German Answer Xcite Zero
my 29" is at only 1.085g


----------



## godzuki26 (Mar 29, 2007)

You can send your fork to Push but it will not save you weight. Send it to NDtuned instead and drop your Fox Stepcast 32 to 1190 grams or around 2.6 lbs after the steerer is cut. Mine is 1248 grams or 2.75 lbs with full uncut steerer. Other small upgrades too on my fork from Hopp as well which include a carbon volume spacer and carbon adjustment dials.


----------



## semmiho (Jul 29, 2009)

Thanks for sharing this special tuning kit, looks really interesting. :thumbsup:
Saving 160-180 or even more grams for a 32 SC looks cool! How did you change the steerer tube, was it difficult?


----------



## Schulze (Feb 21, 2007)

godzuki, What was the purpose of changing the steering tube?


----------



## godzuki26 (Mar 29, 2007)

The steerer tube cannot be replaced without a proper press. It had to be done by a professional. The purpose of replacing the steerer tube was no reason other than wanting a brand new steerer with the hopes of it maybe being a little lighter. It's real intention is if the original steerer is cut too short which actually did not happen in my case. There is some discussion in this thread about avoiding carbon steerer but NDtuned also has a carbon Fox replacement steerer in the works. I would have got it but it was still being tested and not ready for sale.
Ndtuned also replaces stancions with their own brand. Although they are all black they have "NDtuned" etched in gold which is not stealth enough for me.
Final tip with an NDtuned OVR internal upgrade on a Fox SC fork is to not waste your money on the Factory fork....unless you need the Kashima coated stancions which I think don't do anything at all. Get the cheaper performance SC fork since the dampers will be completely replaced. The steerer, crown, and lowers are identical in both a Factory and a Performance. The only difference are the dampers which are Fit4 vs Grp3 which will be replaced by OVR.


----------



## sissypants (Sep 7, 2016)

godzuki26 said:


> The steerer tube cannot be replaced without a proper press. It had to be done by a professional. The purpose of replacing the steerer tube was no reason other than wanting a brand new steerer with the hopes of it maybe being a little lighter. It's real intention is if the original steerer is cut too short which actually did not happen in my case. There is some discussion in this thread about avoiding carbon steerer but NDtuned also has a carbon Fox replacement steerer in the works. I would have got it but it was still being tested and not ready for sale.
> Ndtuned also replaces stancions with their own brand. Although they are all black they have "NDtuned" etched in gold which is not stealth enough for me.
> Final tip with an NDtuned OVR internal upgrade on a Fox SC fork is to not waste your money on the Factory fork....unless you need the Kashima coated stancions which I think don't do anything at all. Get the cheaper performance SC fork since the dampers will be completely replaced. The steerer, crown, and lowers are identical in both a Factory and a Performance. The only difference are the dampers which are Fit4 vs Grp3 which will be replaced by OVR.

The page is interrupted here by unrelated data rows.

_BATCH_REDUCE = os.environ.get("PIXELPICK_BATCH_REDUCE", "0") != "0"
_ARENA_BYTES = int(os.environ.get("PIXELPICK_REDUCE_ARENA_MB", "768")) << 20
_FLUSH_BYTES = int(os.environ.get("PIXELPICK_REDUCE_FLUSH_MB", "768")) << 20
_ARENAS = {}
_JOB_POOL = (_lib.ReduceJob * 512)()


def _arena(device) -> torch.Tensor:
    key = (device.type, device.index)
    a = _ARENAS.get(key)
    if a is None:
        a = _ARENAS[key] = torch.empty(_ARENA_BYTES, dtype=torch.uint8, device=device)
    return a


def _ws(nbytes: int, device) -> torch.Tensor:
    key = (device.type, device.index, _role[0])
    buf = _SCRATCH.get(key)
    if buf is None or buf.numel() < nbytes:
        if buf is not None:
            _SCRATCH_RETIRED.append(buf)
        buf = torch.empty(max(int(nbytes), 2 * (buf.numel() if buf is not None else 0), 8 << 20), dtype=torch.uint8, device=device)
        _SCRATCH[key] = buf
    return buf


def _wsbytes(fn_name: str, *args) -> int:
    key = (fn_name,) + args
    _memo_epoch()
    n = _WS_BYTES.get(key)
    if n is None:
        n = int(getattr(_lib.lib(), fn_name)(*args))
        _WS_BYTES[key] = n
# ... 277 lines not shown
        x = self.x
        if not x.needs_grad:
            return
        if getattr(x, "_closed", False):
            raise RuntimeError("ConvBwdGroup: the input's gradient was already consumed by a fused BatchNorm backward")
        B, H, W, Cin = shape_of(x)
        dev = self.dbuf.device
        acc_into = x.grad if (x.grad is not None and getattr(x.grad, "_pp_owned", False) and x.grad.is_contiguous()
                              and tuple(x.grad.shape) == (B, H, W, Cin)) else None
        dx = acc_into if acc_into is not None else torch.empty((B, H, W, Cin), dtype=torch.float32, device=dev)
        ws = _ws(self.ws_bytes, dev)
        args = []
        for w, k, d in self.specs:
            args += [w.data_ptr(), k, d]
        args += [None, 0, 0] * (4 - self.n)
        rc = _lib.lib().pp_conv2d_bwd_data_multi(self.dbuf.data_ptr(), self.n * self.Cout, B, H, W, self.Cout, self.n, *args, dx.data_ptr(), Cin, Cin,
                                                 1 if acc_into is not None else 0, ws.data_ptr(), ws.numel(), _stream())
        _lib.check(rc, "pp_conv2d_bwd_data_multi")
        tape._keepalive.append(self.dbuf)
        if acc_into is None:
            dx._pp_owned = True
            _acc(x, dx)


def conv2d(tape: Tape, x: Var, w: torch.Tensor, bias: Optional[torch.Tensor], stride=1, pad=0, dil=1,
           dst: Optional[torch.Tensor] = None, bwd_group=None) -> Var:
    B, H, W, Cin = shape_of(x)
    kh, kw, wcin, Cout = w.shape
    assert wcin == Cin, f"conv2d: Cin {Cin} vs weight {tuple(w.shape)}"
    if _FUSE_EVAL and not tape.enabled and dst is None:
        out = Var(None, needs_grad=False)
        out._pending = ("conv", x, w, bias, stride, pad, dil)
        return out
    if (tape.enabled and dst is None and (_CONV_BN_STATS or _BN_ON_LOAD or
                                           (_CONV_BN_FUSE and bias is None and _conv_bn_fusable(B, H, W, Cin, Cout, kh, kw, stride, pad, dil)))):
        out = Var(None)
        out._pending = ("conv", x, w, bias, stride, pad, dil)
        if bwd_group is not None:
            out._grad_dst = bwd_group[0].slice(bwd_group[1])
        tape.record(_conv2d_bwd, (x, w, bias, stride, pad, dil, None, bwd_group), out)
        return out
    _, _, _, _, ldx = _geom(x.t)
    Ho, Wo = out_size(H, kh, stride, pad, dil), out_size(W, kw, stride, pad, dil)
    y = dst if dst is not None else torch.empty((B, Ho, Wo, Cout), dtype=torch.float32, device=x.t.device)
    _, _, _, _, ldy = _geom(y)
    ws, wsn = _conv_ws(False, x.t.device, B, H, W, Cin, Cout, kh, kw, stride, pad, dil)
    xp = None
    if (tape.enabled and w.requires_grad and _x3_planes(0, B, H, W, Cin, Cout, kh, kw, stride, pad, dil)
            and _x3_planes(2, B, H, W, Cin, Cout, kh, kw, stride, pad, dil)):
        xp = _x3_split(x.t, ldx, B * H * W, Cin)
    if xp is not None or (tape.enabled and w.requires_grad and _x3_planes(3, B, H, W, Cin, Cout, kh, kw, stride, pad, dil)):
        wp = _weight_planes(w, 1)
        _register_weight_planes(w, 1)
        rc = _lib.lib().pp_conv2d_fwd_pre2(x.t.data_ptr(), ldx, B, H, W, Cin, w.data_ptr(), bias.data_ptr() if bias is not None else None,
                                           kh, kw, stride, pad, dil, y.data_ptr(), ldy, Cout, ws, wsn, xp.data_ptr() if xp is not None else None, wp, _stream())
    else:
        rc = _lib.lib().pp_conv2d_fwd(x.t.data_ptr(), ldx, B, H, W, Cin, w.data_ptr(), bias.data_ptr() if bias is not None else None,
                                      kh, kw, stride, pad, dil, y.data_ptr(), ldy, Cout, ws, wsn, _stream())
    _lib.check(rc, "pp_conv2d_fwd")
    out = Var(y)
    if bwd_group is not None and tape.enabled:
        out._grad_dst = bwd_group[0].slice(bwd_group[1])
    tape.record(_conv2d_bwd, (x, w, bias, stride, pad, dil, xp, bwd_group), out)
    return out


def _conv2d_bwd(tape: Tape, dy: torch.Tensor, x: Var, w, bias, stride, pad, dil, xp=None, bwd_group=None):
    L = _lib.lib()
    lazy_in = x._lazy if (x._t is None and x._lazy is not None) else None
    B, H, W, Cin, ldx = _geom(lazy_in[0] if lazy_in is not None else x.t)
    if lazy_in is not None:
        ldx = Cin
    _, Ho, Wo, Cout, lddy = _geom(dy)
    kh, kw = w.shape[0], w.shape[1]
    dev = dy.device
    dyp = None
    if (w.requires_grad and x.needs_grad and lazy_in is None and _x3_planes(1, B, H, W, Cin, Cout, kh, kw, stride, pad, dil)
            and _x3_planes(2, B, H, W, Cin, Cout, kh, kw, stride, pad, dil)):
        dyp = _x3_split(dy, lddy, B * Ho * Wo, Cout)
    big = _BIG_WGRAD_MAIN and 2.0 * B * Ho * Wo * Cin * Cout * kh * kw >= _BIG_WGRAD_FLOP

    def _issue_wgrad():
        dw = tape.grad_buffer_for(w)
        db = tape.grad_buffer_for(bias) if (bias is not None and bias.requires_grad) else None
        with (_NULL_CTX if big else tape.side_stream_for(lazy_in[0] if lazy_in is not None else x.t, dy, dw, db)):
            if lazy_in is not None:
                tape._keepalive.append(x.t)
            nws = _wsbytes("pp_conv2d_bwd_weight_workspace_bytes", B, H, W, Cin, Cout, kh, kw, stride, pad, dil)
            slot = tape.defer_slot(nws, dev) if (not big and db is None) else None
            flags = getattr(dy, "_pp_rowflags", None) if (_SPARSE_ROWS and _SPARSE_WGRAD) else None
            nsp = (_wsbytes("pp_conv1x1_bwd_weight_sparse_workspace_bytes", B * H * W, Cin, Cout)
                   if (flags is not None and kh == 1 and kw == 1 and stride == 1 and pad == 0 and lazy_in is None and xp is None and dyp is None
                       and flags.numel() == B * H * W) else 0)
            if nsp:
                ws = _ws(nsp, dev)
                rc = L.pp_conv1x1_bwd_weight_sparse(x.t.data_ptr(), ldx, B * H * W, Cin, dy.data_ptr(), lddy, Cout, flags.data_ptr(),
                                                    dw.data_ptr(), db.data_ptr() if db is not None else None, ws.data_ptr(), ws.numel(), _stream())
                tape._keepalive.append(flags)
            elif slot is not None:
                job, wptr, _ = slot
                rc = L.pp_conv2d_bwd_weight_partials(x.t.data_ptr(), ldx, B, H, W, Cin, dy.data_ptr(), lddy, Cout, kh, kw, stride, pad, dil,
                                                     dw.data_ptr(), None, wptr, nws, ctypes.addressof(job), _stream())
                tape.defer_commit(job)
            elif xp is not None or dyp is not None:
                ws = _ws(nws, dev)
                tape._keepalive.extend(t for t in (xp, dyp) if t is not None)
                rc = L.pp_conv2d_bwd_weight_pre(x.t.data_ptr(), ldx, B, H, W, Cin, dy.data_ptr(), lddy, Cout, kh, kw, stride, pad, dil,
                                                dw.data_ptr(), db.data_ptr() if db is not None else None, ws.data_ptr(), ws.numel(),
                                                xp.data_ptr() if xp is not None else None, dyp.data_ptr() if dyp is not None else None, _stream())
            else:
                ws = _ws(nws, dev)
                rc = L.pp_conv2d_bwd_weight(x.t.data_ptr(), ldx, B, H, W, Cin, dy.data_ptr(), lddy, Cout, kh, kw, stride, pad, dil,
# ... 291 lines not shown
                                             invstd.data_ptr(), rptr, ldr, act, float(dropout_p), dseed,
                                             sd.data_ptr() if sd is not None else None, y.data_ptr(), ldy, _stream())
    _lib.check(rc, "pp_bn_train_fwd_partials")
    out = Var(y)
    tape.record(_bn_bwd, (x, gamma, beta, mean, invstd, act, residual, out, 1.0 / (1.0 - dropout_p)), out)
    return out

Godzuki, I'm very interested in how this OVR system performs. How do you like the overall feel? Is it harder to get the fork in motion than with the FIT4 dampepr? How does it compare to the FIT4 damper in terms of small bump compliance? One of my biggest complaints with the FIT4 damper vs. the Charger2 damper is that it is harder to get in motion, it doesn't respond well to trail chatter (0-20% travel), yet I like the FIt4 much better than the Charger2 when it comes to handling anything more than a small bump (>20% travel). Also, are you bothered that you cannot fully lock out the damper with the OVR damper?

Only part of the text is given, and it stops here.